__device__ __forceinline__ void gate_stream(const svs_match_result *__restrict__ res, const svs_candidate_point *__restrict__ pts, int n, int n_new, const svs_cam &cam,
                                            const double (&T)[12], float mre, svs_gated_point *__restrict__ out, svs_point_stats *__restrict__ st, int tid, int *s_cnt,
                                            double *s_sum) {
  if (tid < 18) s_cnt[tid] = 0;
  __syncthreads();
  const int half_w = (int)(cam.w * 0.5), half_h = (int)(cam.h * 0.5);
  const float third = (float)(1. / 3.);
  const int third_w = (int)(cam.w * third), third_h = (int)(cam.h * third);
  const int tt_w = (int)(cam.w * 2 * third), tt_h = (int)(cam.h * 2 * third);
  double len = 0;
  for (int i = tid; i < n && tid < 256; i += 256) {
    svs_gated_point g{};
    if (res[i].status == 0) {
      atomicAdd(&s_cnt[17], 1);
      double d[3];
      mo_residual<false>(T, res[i], cam, d, nullptr);
      const int level = pts[i].anchor_level;
      const int factor = 1 << level;
      if (SVS_GATE_PASSES(d, factor, mre)) {
        const double *uvu = res[i].obs, *q = res[i].xyz_actkey;
        const int i2 = uvu[0] < half_w ? 0 : 1, j2 = uvu[1] < half_h ? 0 : 1;
        const int i3 = uvu[0] < third_w ? 0 : (uvu[0] < tt_w ? 1 : 2), j3 = uvu[1] < third_h ? 0 : (uvu[1] < tt_h ? 1 : 2);
        atomicAdd(&s_cnt[i2 * 2 + j2], 1);
        atomicAdd(&s_cnt[4 + i3 * 3 + j3], 1);
        atomicAdd(&s_cnt[13 + level], 1);
        atomicAdd(&s_cnt[16], 1);
        const double inv = 1.0 / (double)factor;
        g.accepted = 1;
        g.is_new = i < n_new ? 1 : 0;
        g.uv_pyr[0] = uvu[0] * inv; g.uv_pyr[1] = uvu[1] * inv;
        g.curkey_uv_pyr[0] = (q[0] / q[2] * cam.f + cam.cx) * inv;
        g.curkey_uv_pyr[1] = (q[1] / q[2] * cam.f + cam.cy) * inv;
        const double dx = g.uv_pyr[0] - g.curkey_uv_pyr[0], dy = g.uv_pyr[1] - g.curkey_uv_pyr[1];
        len += sqrt(dx * dx + dy * dy);
      }
    }
    out[i] = g;
  }
#pragma unroll
  for (int o = 32; o > 0; o >>= 1) len += __shfl_xor(len, o, 64);
  if ((tid & 63) == 0 && tid < 256) s_sum[tid >> 6] = len;
  __syncthreads();
  if (tid < 4) st->num_points_grid2x2[tid] = s_cnt[tid];
  else if (tid < 13) st->num_points_grid3x3[tid - 4] = s_cnt[tid];
  else if (tid < 16) st->num_matched_points[tid - 13] = s_cnt[tid];
  else if (tid == 16) st->num_track_points = s_cnt[16];
  else if (tid == 17) st->num_obs = s_cnt[17];
  else if (tid == 18) { st->pad_[0] = st->pad_[1] = 0; st->sum_track_length = (s_sum[0] + s_sum[1]) + (s_sum[2] + s_sum[3]); }
}
using MoTail = svs_mo_tail;
template <bool TAIL>
__global__ __launch_bounds__(MO2_THREADS) void motion_only_fused_kernel(const svs_match_result *__restrict__ res, int n, size_t res_bstride, svs_cam cam,
                                                                        svs_pose_opt_params prm, double *__restrict__ T_io,
                                                                        svs_pose_opt_stats *__restrict__ stats, MoTail Q, int spec) {
  extern __shared__ int s_idx[];
  __shared__ double s_part[MO2_WAVES][32];
  __shared__ double s_Tn[12], s_Tc[12];
  __shared__ int s_wcnt[8][MO2_WAVES];
  __shared__ int s_conv;
  const int tid = threadIdx.x, lane = tid & 63, wave = tid >> 6, slot = TAIL && Q.order ? (Q.order[blockIdx.x] >> 4) : (int)blockIdx.x;
  res += (size_t)slot * res_bstride;
  int n_ok = 0;
  for (int base = 0; base < n; base += 8 * MO2_THREADS) {
    int st[8];
#pragma unroll
    for (int c = 0; c < 8; ++c) { const int i = base + c * MO2_THREADS + tid; st[c] = i < n ? res[i].status : 1; }
    unsigned long long m[8];
#pragma unroll
    for (int c = 0; c < 8; ++c) { m[c] = __ballot(st[c] == 0); if (lane == 0) s_wcnt[c][wave] = __popcll(m[c]); }
    __syncthreads();
#pragma unroll
    for (int c = 0; c < 8; ++c) {
      int off = n_ok, tot = 0;
#pragma unroll
      for (int w = 0; w < MO2_WAVES; ++w) { const int k = s_wcnt[c][w]; off += w < wave ? k : 0; tot += k; }
      if (st[c] == 0) s_idx[off + __popcll(m[c] & ((1ull << lane) - 1ull))] = base + c * MO2_THREADS + tid;
      n_ok += tot;
    }
    __syncthreads();
  }
  MoObs ob[MO2_RC];
#pragma unroll
  for (int k = 0; k < MO2_RC; ++k) {
    const int j = tid + k * MO2_THREADS;
    if (j < n_ok) {
      const svs_match_result &r = res[s_idx[j]];
#pragma unroll
      for (int c = 0; c < 3; ++c) { ob[k].o[c] = r.obs[c]; ob[k].q[c] = r.xyz_actkey[c]; }
    }
  }
  auto total = [&](int id) { double s = s_part[0][id]; for (int w = 1; w < MO2_WAVES; ++w) s += s_part[w][id]; return s; };
  auto total_max = [&](int id) { double s = s_part[0][id]; for (int w = 1; w < MO2_WAVES; ++w) s = fmax(s, s_part[w][id]); return s; };
  auto uniform_pose = [&](const double *p, double (&T)[12]) {
#pragma unroll
    for (int i = 0; i < 12; ++i) {
      const double v = p[i];
      T[i] = __hiloint2double(__builtin_amdgcn_readfirstlane(__double2hiint(v)), __builtin_amdgcn_readfirstlane(__double2loint(v)));
    }
  };
  double Tn[12];
  uniform_pose(T_io + 12 * slot, Tn);
  if (tid < 12) s_Tc[tid] = T_io[12 * slot + tid];
  mo2_sweep<true>(Tn, ob, n_ok, s_idx, res, cam, prm.robust_kernel, prm.kernel_param, s_part);
  __syncthreads();
  const int num_obs = n_ok;
  double chi2 = total(27), max_err = total_max(28), mu = prm.initial_mu == -1 ? prm.tau * total_max(29) : prm.initial_mu, nu = 2;
  const double initial_chi2 = chi2;
  int status = num_obs == 0 ? 1 : (num_obs < prm.min_obs ? 3 : 0), trial = 0;
  bool stop = status != 0;
  double col[6] = {0, 0, 0, 0, 0, 0};
  auto load_system = [&]() {
    if (wave == 0 && lane < 7) {
#pragma unroll
      for (int r = 0; r < 6; ++r) {
        const int a = r < lane ? r : lane, b = r < lane ? lane : r;
        col[r] = lane < 6 ? total(a * (13 - a) / 2 + (b - a)) : -total(21 + r);
      }
    }
  };
  load_system();
  for (int ig = 0; ig < prm.num_iter && !stop; ++ig) {
    double rho = 0;
    do {
      if (wave == 0) {
        double a[6], bmax = 0, delta[6];
#pragma unroll
        for (int r = 0; r < 6; ++r) a[r] = col[r] + (r == lane ? mu : 0.0);
#pragma unroll
        for (int r = 0; r < 6; ++r) bmax = fmax(bmax, fabs(mo2_bcast(col[r], 6)));
        wave_solve6(a, delta);
        double Tc[12], Tx[12];
#pragma unroll
        for (int i = 0; i < 12; ++i) Tc[i] = s_Tc[i];
        mo2_exp_mul(delta, Tc, Tx);
        if (lane < 12) {
          double v = Tx[0];
#pragma unroll
          for (int i = 1; i < 12; ++i) v = lane == i ? Tx[i] : v;
          s_Tn[lane] = v;
        }
        if (lane == 0) s_conv = bmax <= 1e-10 ? 1 : 0;
      }
      __syncthreads();
      uniform_pose(s_Tn, Tn);
      const int conv = s_conv;
      const bool lean = spec != 0 && trial >= 1;
      if (lean) mo2_sweep_chi2(Tn, ob, n_ok, s_idx, res, cam, prm.robust_kernel, prm.kernel_param, s_part);
      else mo2_sweep<false>(Tn, ob, n_ok, s_idx, res, cam, prm.robust_kernel, prm.kernel_param, s_part);
      __syncthreads();
      const double new_chi2 = total(27), new_max = total_max(28);
      if (isnan(new_chi2)) { status = 2; stop = true; break; }
      rho = chi2 - new_chi2;
      if (rho > 0 && lean) {
        __syncthreads();
        mo2_sweep<false>(Tn, ob, n_ok, s_idx, res, cam, prm.robust_kernel, prm.kernel_param, s_part);
        __syncthreads();
      }
      if (rho > 0) {
        if (tid < 12) s_Tc[tid] = s_Tn[tid];
        chi2 = new_chi2; max_err = new_max;
        load_system();
        stop = conv != 0;
        const double q = 2 * rho - 1, sc = 1 - q * q * q;
        mu *= fmax(1. / 3., sc);
        nu = 2.; trial = 0;
      } else {
        mu *= nu; nu *= 2.; ++trial;
        if (trial == 5) stop = true;
      }
    } while (!(rho > 0 || stop));
  }
  if (tid < 12) T_io[12 * slot + tid] = s_Tc[tid];
  if (tid == 0) {
    svs_pose_opt_stats st;
    st.initial_chi2 = initial_chi2; st.chi2 = chi2; st.max_err = max_err; st.num_obs = num_obs; st.status = status;
    stats[slot] = st;
  }
  if constexpr (TAIL) {
    __shared__ int s_gcnt[18];
    __shared__ double s_gsum[4];
    __syncthreads();
    double T[12];
#pragma unroll
    for (int i = 0; i < 12; ++i) T[i] = s_Tc[i];
    gate_stream(res, Q.pts + slot * Q.pts_b, n, Q.n_new[slot], cam, T, Q.mre, Q.gated + slot * Q.gated_b, Q.ptstats + slot, tid, s_gcnt, s_gsum);
#pragma unroll 1
    for (int l = 0; l < 3; ++l) {
      double TQ[16];
      cloud_TQ(T, Q.cams[l], TQ);
      const int cw = Q.cams[l].w / 4, n_px = cw * (Q.cams[l].h / 4);
      const float *disp = Q.disp + slot * Q.disp_b;
      float *cloud = Q.cloud[l] + slot * Q.cloud_b[l];
      for (int i = tid; i < n_px; i += MO2_THREADS) cloud_sample(disp, Q.ds, cw, l, TQ, i, cloud);
    }
  }
}

}
namespace {
__global__ __launch_bounds__(256) void gate_matched_kernel(const svs_match_result *__restrict__ res, const svs_candidate_point *__restrict__ pts, int n,
                                                           size_t res_b, size_t pts_b, int n_new, const int32_t *__restrict__ n_new_arr, svs_cam cam,
                                                           const double *__restrict__ Tarr, float mre, svs_gated_point *__restrict__ out, size_t out_b,
                                                           svs_point_stats *__restrict__ stats) {
  __shared__ int s_cnt[18];
  __shared__ double s_sum[4];
  const int tid = threadIdx.x, slot = blockIdx.x;
  if (n_new_arr) n_new = n_new_arr[slot];
  double T[12];
#pragma unroll
  for (int k = 0; k < 12; ++k) T[k] = Tarr[12 * slot + k];
  gate_stream(res + slot * res_b, pts + slot * pts_b, n, n_new, cam, T, mre, out + slot * out_b, stats + slot, tid, s_cnt, s_sum);
}
}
=====
> What the task asks
Every line from the one containing "void gate_matched_kernel(const svs_match_result" through the final line of the data above is to be restated word for word, and nothing more.

> Answer to this task
__global__ __launch_bounds__(256) void gate_matched_kernel(const svs_match_result *__restrict__ res, const svs_candidate_point *__restrict__ pts, int n,
                                                           size_t res_b, size_t pts_b, int n_new, const int32_t *__restrict__ n_new_arr, svs_cam cam,
                                                           const double *__restrict__ Tarr, float mre, svs_gated_point *__restrict__ out, size_t out_b,
                                                           svs_point_stats *__restrict__ stats) {
  __shared__ int s_cnt[18];
  __shared__ double s_sum[4];
  const int tid = threadIdx.x, slot = blockIdx.x;
  if (n_new_arr) n_new = n_new_arr[slot];
  double T[12];
#pragma unroll
  for (int k = 0; k < 12; ++k) T[k] = Tarr[12 * slot + k];
  gate_stream(res + slot * res_b, pts + slot * pts_b, n, n_new, cam, T, mre, out + slot * out_b, stats + slot, tid, s_cnt, s_sum);
}
}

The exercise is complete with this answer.